# Wer kennt Check Point VPN Secure Client



## Move (30 September 2010)

Hallo Leute,

zwecks Fernwartung einer S7-Anlage mit Panel (Step7+WinCCflex) benötige ich die Software Check Point VPN Secure Client.
Diese habe ich beigestellt bekommen und auf meinem PC installiert.
Jetzt das Problem:
Das Programm überprüft ob auf dem Rechner alle Netzwerkadapter, ob diese durch das Check Point Programm geschütz sind. Wenn nicht gibt es eine Fehlermeldung und die VPN-Verbindung kommt nicht zustande.
Ich habe alle Netzwerkadapter die ich nicht benötige deaktiviert und der verbleibene Adapter hat den Schutz "angehakt".
Trotzedem erkennt die Software einen Adapter der den Schutz nicht hat.
Ich vermute jetzt,das hier der Fehler in der Simatic Software Welt zu suchen ist.
Mit einem PC ohne Simatic Programme funzt es auf anhieb.

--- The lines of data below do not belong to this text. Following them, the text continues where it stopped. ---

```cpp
void launch_n_bnd_from(hipStream_t st, double *f, const double *g, const NatGeom &ge, int nl, double c, int use_g_bnd, double gbc);
void launch_n_bnd_const(hipStream_t st, double *f, const NatGeom &ge, int nl, double v, int sp = 0);
void launch_n_mul_mask(hipStream_t st, double *a, double *b, const double *mk, const NatGeom &g, int nl);
void launch_n_del2(hipStream_t st, const double *in, double *out, const NatGeom &g, int nl, double add, double fac, double D);
void launch_n_stretch(hipStream_t st, const double *in, double *out, const double *S2, const NatGeom &g, int nl, double add, double fac,
                      const LayerCoef &lc);
void launch_n_stretch_sqg(hipStream_t st, const double *in, const double *bs, const double *S2S, double *out, const double *S2, const NatGeom &g, int nl,
                          double add, double fac, const LayerCoef &lc);
void launch_n_lap_bs(hipStream_t st, const double *bs, double *out, const NatGeom &g, double D);
void launch_n_sqg_rhs(hipStream_t st, const double *q, const double *S2S, const double *bs, double *qeff, const NatGeom &g, int nl, double idh00);
void launch_n_rhs_main(hipStream_t st, const double *psi, const double *zeta, const double *pg, const double *S2, const double *topo, double *dq,
                       const NatGeom &g, int nl, int have_pg, int have_topo, double D, double beta, double drag, double f0, double dhb, const LayerCoef &lc);
void launch_n_axpy(hipStream_t st, double *dq, const double *x, const NatGeom &g, int nl, double c);
void launch_n_rhs_pre(hipStream_t st, double *q, const double *psi, double *psi_out, double *zeta, const double *mk, const NatGeom &g, int nl, double D,
                      double bc, double gbc);
void launch_n_del2_bnd(hipStream_t st, const double *in, double *out, const NatGeom &g, int nl, double D, double bc, int use_bnd, double gbc);
void launch_n_rhs_all(hipStream_t st, const double *psi, const double *zeta, const double *tmp, const double *pg, const double *S2, const double *topo,
                      const double *qf, const double *qf3d, const double *mk, const double *d2bs, const double *S2S, double *dq, const NatGeom &g, int nl,
                      double D, double beta, double drag, double f0, double dhb, double nu, double mnu4, const LayerCoef &lc, int have_pg, int have_topo);
// ... 40 lines not shown
```

### msom_amd/csrc/kernels_march.hip

```cpp
#include <map>
#include <mutex>
#include <type_traits>
#include <utility>
#include "mg_inl.h"
#include "rhs_inl.h"

#pragma clang fp contract(off)

__device__ __forceinline__ double march_rhs(double sqD, double rs, double we, double ns) {
#ifdef MSOM_STRICT
  double v = -sqD * rs;
  v += we;
  v += ns;
  return v;
#else
  return fma(-sqD, rs, we) + ns;
#endif
}
template <int NL>
__device__ __forceinline__ void march_thomas(double (&rhs)[NL], double (&x)[NL], const RelaxCoef &rc) {
#ifdef MSOM_STRICT
#pragma unroll
  for (int l = 1; l < NL; l++) rhs[l] -= rc.w[l] * rhs[l - 1];
  x[NL - 1] = rhs[NL - 1] * rc.it1[NL - 1];
#pragma unroll
  for (int l = NL - 2; l >= 0; l--) x[l] = (rhs[l] - rc.t2[l] * x[l + 1]) * rc.it1[l];
#else
#pragma unroll
  for (int l = 1; l < NL; l++) rhs[l] = fma(-rc.w[l], rhs[l - 1], rhs[l]);
  x[NL - 1] = rhs[NL - 1] * rc.it1[NL - 1];
#pragma unroll
  for (int l = NL - 2; l >= 0; l--) x[l] = fma(-rc.t2[l], x[l + 1], rhs[l]) * rc.it1[l];
#endif
}

struct MarchArgs {
  const double *in, *res;
  double *out;
  const double *in_s, *in_n, *res_s, *res_n;
  size_t hls;
  int KR;
  const double *coarse;
  SplitGeom cg;
  const double *coarse_s, *coarse_n;
  size_t chls;
  int cKR;
  const double *psi;
  double *psi_out;
  NatGeom ng;
  SplitGeom g;
  int c1;
  int walls, H, remap, flip;
  int partial;
  int dbg;
  int lean;
  int region;
  int vy0, vx0;
  int sy0, sy1, sx0, sx1;
  RelaxCoef rc;
};

template <int NL, int K, bool PL, bool CORR>
__global__ void __launch_bounds__(64, 2) k_relax_march(MarchArgs p) {
  constexpr int HL = PL ? (K + 2) / 2 : (K + 1) / 2, OW = 64 - 2 * HL;
  constexpr int D1 = K >= 3 ? 3 : 1, D2 = K >= 4 ? 3 : 1;
  const int lane = threadIdx.x;
  unsigned bx = blockIdx.x, by = blockIdx.y;
  if (p.remap) xcd_remap(bx, by);
  const int kx = (int)bx * OW - HL + lane;
  const int y0 = by * p.H, y1 = min(p.g.ny, y0 + p.H);
  const int hk = p.g.hk, ny = p.g.ny, hp = p.g.hp;
  if (p.region) {
    const int kxa = (int)bx * OW - HL;
    const bool inner = y0 - K >= 0 && y1 + K <= ny && kxa >= 0 && kxa + 63 <= hk - 1;
    if ((p.region == 1) != inner) return;
  }
  const bool down = p.flip && (by & 1);
  auto ph = [&](int t) -> int { return down ? y0 + y1 - 1 - t : t; };
  const ptrdiff_t rp = p.g.rp;
  const size_t ls = p.g.ls;
  const int kxc = min(max(kx, -2), hk + 1);
  const bool own_lane = lane >= HL && lane < 64 - HL && kx < hk;
  const bool wallW = (p.walls & WALL_W) && kx - lane < 0, wallE = (p.walls & WALL_E) && kx - lane + 63 >= hk;
  const bool wallS = (p.walls & WALL_S) != 0, wallN = (p.walls & WALL_N) != 0;
  const double sqD = p.rc.sqD;
  auto off = [&](int half, int r) -> ptrdiff_t { return (ptrdiff_t)(min(max(r, -1), ny) + 1) * rp + half * hp + MSOM_SP + kxc; };
  auto rowsrc = [&](const double *f, const double *fs, const double *fn, int half, int r, size_t &lstride) -> const double * {
    if (r < 0 && fs) { lstride = p.hls; return fs + (ptrdiff_t)(max(r, -p.KR) + p.KR + 1) * rp + half * hp + MSOM_SP + kxc; }
    if (r >= ny && fn) { lstride = p.hls; return fn + (ptrdiff_t)(min(r - ny, p.KR - 1) + 1) * rp + half * hp + MSOM_SP + kxc; }
    lstride = ls;
    return f + off(half, r);
  };
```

Wer hat hier Erfahrungen und könnte mir Tipps geben

Gruß
Move


----------



## tnt369 (30 September 2010)

ich habe hier ein siemens field PG mit s7 und winCCflex08.
auf dem läuft der check point VPN-1 secure client ohne probleme.

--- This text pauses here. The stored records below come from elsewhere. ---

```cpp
void launch_top(const LayerTask& tin, uint32_t l, const int32_t* mx, uint32_t G, hipStream_t s) {
    const LayerTask t = with_gate(tin);
    if (t.shard) hipLaunchKernelGGL((k_tree_top<false, false, true, true>), dim3(1), dim3(512), 0, s, t, l, mx, G);
    else hipLaunchKernelGGL((k_tree_top<false, false, true>), dim3(1), dim3(512), 0, s, t, l, mx, G);
}

}
```

Measured before the change: 3.670 billion field-elems/s.

## Fuse layer Merkle-top into next layer's fold kernel and write state to host directly

For small layers, the single-workgroup Merkle top kernel of layer k is deferred and merged into the next layer's fold/leaf kernel (k_layer_narrow) or into the tail kernel. Every workgroup redundantly recomputes the top hash chain to get beta, and only workgroup 0 stores the results. The channel state becomes per-layer (chan_lay) so redundant computation is safe, and wgmax buffers are double-buffered by layer parity. The final DevState copy-back memcpy is replaced by the tail kernel writing to mapped host memory. This removes serial single-block launches and a D2H copy, at the cost of redundant hashing per workgroup.

```diff
diff --git a/stark-prover_amd/csrc/fri_commit.hip b/stark-prover_amd/csrc/fri_commit.hip
--- a/stark-prover_amd/csrc/fri_commit.hip
+++ b/stark-prover_amd/csrc/fri_commit.hip
@@ -81,7 +81,7 @@
         dalloc(ctx, &p.trees, tre * 4) != hipSuccess || dalloc(ctx, &p.xinv, (xin ? xin : 1) * 4) != hipSuccess ||
         dalloc(ctx, &p.pre_lo, ((size_t)1 << POW_LO_LOG) * 4) != hipSuccess ||
         dalloc(ctx, &p.pre_hi, nhi * 4) != hipSuccess ||
-        dalloc(ctx, &p.wgmax, 6 * ((log_n > 8 ? ((size_t)1 << (log_n - 8)) : 1) + 16) * 4) != hipSuccess) {
+        dalloc(ctx, &p.wgmax, 2 * wgmax_half(log_n) * 4) != hipSuccess) {
         plan_release(ctx, p);
         return fail(ctx, FRI_ENOMEM, "device allocation failed for commit plan");
     }
@@ -108,6 +108,8 @@
     p.valid = true;
     return FRI_OK;
 }
+
+size_t fri::wgmax_half(uint32_t log_n) { return 6 * ((log_n > 8 ? ((size_t)1 << (log_n - 8)) : 1) + 16); }
 
 uint32_t* fri::coef_buf(Plan& p, int r) {
     if (r == 0) return const_cast<uint32_t*>(p.src);
@@ -126,12 +128,12 @@
     t.coef_in = coef_buf(p, k ? k - 1 : 0);
     t.coef_out = k ? coef_buf(p, k) : nullptr;
     t.d0 = p.d;
-    t.wgmax = p.wgmax;
+    t.wgmax = p.wgmax + (k & 1 ? wgmax_half(p.log_n) : 0);
     t.st = ctx->d_state;
     return t;
 }
 
-static void enqueue_commit(fri_ctx* ctx) {
+static void enqueue_commit(fri_ctx* ctx, DevState* hout) {
     Plan& p = ctx->plan;
     hipStream_t s = ctx->stream;
     const uint32_t log_n = p.log_n;
@@ -143,6 +145,7 @@
     size_t sp = span_begin(ctx, "lde", p.d * 4 + n * 4);
     launch_ntt(np, p.src, p.d, p.layers + p.layer_off[0], s);
     span_end(ctx, sp);
+    DeferredTop defer;
     for (int k = 0; k <= p.rmax; k++) {
         const uint32_t L = log_n - (uint32_t)k;
         if (L <= TAIL_LOG) {
@@ -150,17 +153,19 @@
             uint32_t nt = 0;
             for (int kk = k; kk <= p.rmax; kk++) ts[nt++] = commit_task(ctx, kk);
             size_t spk = span_begin(ctx, k == 0 ? "layer0" : "layers", 0);
-            launch_tail(ts, nt, s);
+            launch_tail(ts, nt, s, &defer, hout);
             span_end(ctx, spk);
             break;
         }
-        const LayerTask t = commit_task(ctx, k);
+        LayerTask t = commit_task(ctx, k);
+        if (k == p.rmax) t.hout = hout;
         uint64_t leaf_nodes = 0;
         for (uint32_t j = 0; j <= 4 && j <= L; j++) leaf_nodes += (uint64_t)1 << (L - j);
         const uint64_t leaf_bytes = ((uint64_t)4 << L) + 4 * (uint64_t)p.d + 32 * leaf_nodes;
         size_t spl = (k == 0 && L >= 19) ? span_begin(ctx, "merkle_layer0_leaf", leaf_bytes) : (size_t)-1;
         size_t spk = span_begin(ctx, k == 0 ? "layer0" : "layers", 0);
-        launch_layer(t, s, spl == (size_t)-1 ? nullptr : ctx->spans[spl].e);
+        defer.take = k < p.rmax && (narrow_merged(L - 1, k + 1) || (FRI_TAIL_TOP && L - 1 <= TAIL_LOG));
+        launch_layer(t, s, spl == (size_t)-1 ? nullptr : ctx->spans[spl].e, {}, nullptr, {}, &defer);
         span_end(ctx, spk);
     }
 }
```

ist auf dem pc evtl. eine virtuelle machine aktiv/installiert welche
netzwerkkarten simuliert?


----------



## Move (1 Oktober 2010)

Hi,

nee habe keine virtuelle Maschine laufen.
Habe aber zusätzlich noch WinCC drauf, aber kann mir nicht vorstellen das es daran liegen könnte.

Gruß
Move


----------